In fact, as a result of their interactions, those customers who received a better than expected experience of compliance onboarding described themselves as:

  • more likely to recommend their provider (77 percent, which was more than double the rate of 32 percent for those whose experience had been worse than expected)
  • more likely to buy more products (60 percent, which was almost 3.0x the rate of 21 percent for those whose experience had been worse than expected)
  • less likely to make a complaint (50 percent, versus only 14 percent for those whose experience had been worse than expected)
  • less likely to switch providers (49 percent, more than 2.5x the rate of 18 percent for those whose experience had been worse than expected)

“The complex compliance landscape has been under even more pressure with the impact of the pandemic. There were more than 1,330 pieces of covid related regulation introduced by August 2020 alone.

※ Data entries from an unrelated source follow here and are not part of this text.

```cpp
__global__ __launch_bounds__(256, 1) void syr2k_pipe_kernel(double* __restrict__ A, int64_t lda,
                                                            const double* __restrict__ U,
                                                            int64_t ldu, int tr0, int mt,
                                                            int* __restrict__ cnt, int nmain,
                                                            int filler,
                                                            const double* __restrict__ Ksrc) {
  __shared__ double smem[4 * GSTAGE + 2];
  int* stk = reinterpret_cast<int*>(smem + 4 * GSTAGE);
  constexpr int KD = 2 * TS;
  constexpr int NS = KD / BK;
  constexpr int PER = (64 + NS - 1) / NS;
  const int ntiles = (mt - 1) * mt / 2;
  const int t = threadIdx.x, lane = t & 63, w = t >> 6;
  int q = blockIdx.x, qn = q + gridDim.x;
  if (cnt) {
    if (t == 0) {
      const int a = filler ? nmain + atomicAdd(cnt, 1) : q;
      stk[1] = a;
      stk[0] = a < ntiles ? nmain + atomicAdd(cnt, 1) : ntiles;
    }
    __syncthreads();
    q = stk[1];
    qn = stk[0];
// ... 2 lines not shown
  if (q >= ntiles) return;
  const int wr = w >> 1, wc = w & 1, fr = lane & 15, fk = lane >> 4;
  double* sA = smem;
  double* sB = smem + 2 * GSTAGE;
  auto tile_ptrs = [&](int qq, double** C, const double** P1, const double** P2) {
    int i, j;
    tri_decode(qq, mt - 1, &i, &j);
    const int I = tr0 + 1 + i, J = tr0 + 1 + j;
    *C = A + (int64_t)I * TS * lda + (int64_t)J * TS;
    *P1 = U + (int64_t)I * TS * ldu;
    *P2 = U + (int64_t)J * TS * ldu + TS;
  };
  const int64_t coff = (int64_t)(wr * 64 + fk) * lda + wc * 64 + fr;
  auto cidx = [&](int e) -> int64_t {
    return (int64_t)((e >> 4) * 16 + 4 * (e & 3)) * lda + ((e >> 2) & 3) * 16;
  };
  auto csrc = [&](const double* c) -> const double* { return Ksrc ? Ksrc + (c - A) : c; };
  d4 acc[4][4], cn[4][4], po[4][4];
  double* Cq;
  const double *P1, *P2;
  tile_ptrs(q, &Cq, &P1, &P2);
  load_tile(csrc(Cq), lda, acc);
  d2 ra[4], rb[4];
  gl_op<KFAST>(P1, ldu, 0, ra);
  gl_op<KFAST>(P2, ldu, 0, rb);
  st_op<KFAST>(sA, ra);
  st_op<KFAST>(sB, rb);
  __syncthreads();
  double* Cp = nullptr;
  bool has_p = false;
  int tk = 0;
  while (true) {
    const bool has_n = qn < ntiles;
    double* Cn = nullptr;
    const double *N1 = nullptr, *N2 = nullptr;
    if (has_n) tile_ptrs(qn, &Cn, &N1, &N2);
    const double* Cns = has_n ? csrc(Cn) : nullptr;
#pragma unroll
    for (int s = 0; s < NS; ++s) {
      const int cur = s & 1;
      const double* cA = sA + cur * GSTAGE;
      const double* cB = sB + cur * GSTAGE;
      const bool ld = s + 1 < NS || has_n;
      if (cnt && t == 0 && has_n) {
        if (s == NS / 2) tk = atomicAdd(cnt, 1);
        if (s == NS - 1) stk[0] = nmain + tk;
      }
      if (s + 1 < NS) {
        gl_op<KFAST>(P1, ldu, (s + 1) * BK, ra);
        gl_op<KFAST>(P2, ldu, (s + 1) * BK, rb);
      } else if (has_n) {
        gl_op<KFAST>(N1, ldu, 0, ra);
        gl_op<KFAST>(N2, ldu, 0, rb);
// ... 29 lines not shown
        st_op<KFAST>(sB + (cur ^ 1) * GSTAGE, rb);
      }
      __syncthreads();
    }
#pragma unroll
    for (int a = 0; a < 4; ++a)
#pragma unroll
      for (int c = 0; c < 4; ++c) {
        po[a][c] = acc[a][c];
        acc[a][c] = cn[a][c];
      }
    Cp = Cq;
    has_p = true;
    if (!has_n) break;
    q = qn;
    qn = cnt ? stk[0] : q + gridDim.x;
    Cq = Cn;
    P1 = N1;
    P2 = N2;
  }
#pragma unroll
  for (int e = 0; e < 64; ++e) Cp[coff + cidx(e)] = po[e >> 4][(e >> 2) & 3][e & 3];
}

__global__ __launch_bounds__(256) void qt_partial_kernel(const double* __restrict__ P,
                                                         int64_t lda, int m,
                                                         const double* __restrict__ Y,
                                                         double* __restrict__ part) {
  __shared__ double sy[QT_ROWS * RLD];
  const int g = blockIdx.x, t = threadIdx.x;
  const int i0 = g * QT_ROWS, i1 = min(m, i0 + QT_ROWS);
  for (int e = t; e < QT_ROWS * RLD; e += 256)
    sy[e] = (i0 + e / RLD < i1) ? Y[(int64_t)i0 * RLD + e] : 0.0;
  __syncthreads();
  const int a = t & 127, h = t >> 7;
  double s[8] = {0.0, 0.0, 0.0, 0.0, 0.0, 0.0, 0.0, 0.0};
  for (int i = i0; i < i1; ++i) {
    const double v = (i > a) ? P[(int64_t)i * lda + a] : (i == a ? 1.0 : 0.0);
    const double* yr = sy + (i - i0) * RLD + 8 * h;
#pragma unroll
    for (int q = 0; q < 8; ++q) s[q] += v * yr[q];
  }
#pragma unroll
  for (int q = 0; q < 8; ++q) part[((int64_t)g * TS + a) * RLD + 8 * h + q] = s[q];
}

// ... 471 lines not shown
```

### gaussian-process-param-estimation_amd/csrc/gpmi_band_api.hip

```cpp

#include <hip/hip_runtime.h>

#include <algorithm>
#include <cstdio>
#include <cstdlib>
#include <cstring>
#include <memory>
#include <vector>

#include "gpmi_band_host.h"

using namespace gpmi;

namespace {

std::vector<double> pack_rhs(const gpmi_band* b, const double* rhs, int64_t ld, int nrhs) {
  std::vector<double> h((size_t)b->n_pad * RLD, 0.0);
  for (int64_t i = 0; i < b->n; ++i)
    for (int c = 0; c < nrhs; ++c) h[(size_t)i * RLD + c] = rhs[i * ld + c];
  return h;
}

}
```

Couple this with the enforced financial pressures on consumers and a global increase in fraud and financial crime and we have to understand that the perceptions and demands of consumers have shifted,” said Dr Christine Bailey, CMO, PassFort. “The compliance onboarding process shouldn’t be seen as a cost burden to financial institutions. Instead, what this research starkly demonstrates is the importance of onboarding at the beginning of the customer lifecycle in terms of how it influences customer loyalty, advocacy and future buying decisions.”

Far from being an unseen element of the customer journey, KYC at onboarding can be a differentiator for financial institutions. As financial crime increasingly dominates our headlines, the public are becoming aware of the value and vulnerability of their digital identity. One of the many legacies of Covid is that consumers are demanding more from the organisations they engage with across the board and trust ranks highly on that list of expectations.

“A stand-out result from the survey is the clear connection between the ability of leaders to exceed the customer’s expectations of what their compliance journey should look like, and the positive outcomes that follow. For example, in 90 percent of cases, customers who received a better than expected compliance journey would describe their provider as “trustworthy”, while 88 percent would say their provider was “efficient”. In contrast, for those whose experiences undershot expectations, the figures drop sharply, to 64 percent and 39 percent respectively,” commented Rob Stubbs, Head of Research at RegTech Associates. “Despite many customers telling us their experience was ‘as expected’ it’s clearly important that providers don’t rest on their laurels.”

“Against this backdrop, firms cannot afford to view satisfactory delivery as being good enough. There is a very real opportunity for engaging valuable revenue streams and enhancing reputation for those who step up,” continued Dr Bailey. “The regulatory landscape is ever changing and incredibly complex, yet we still see an ad hoc approach to regulatory technology across the industry with many firms still relying on heavily manual processes.  In the same way we have seen marketing automation revolutionise the marketing function, it’s time to digitise compliance and streamline the entire customer journey.”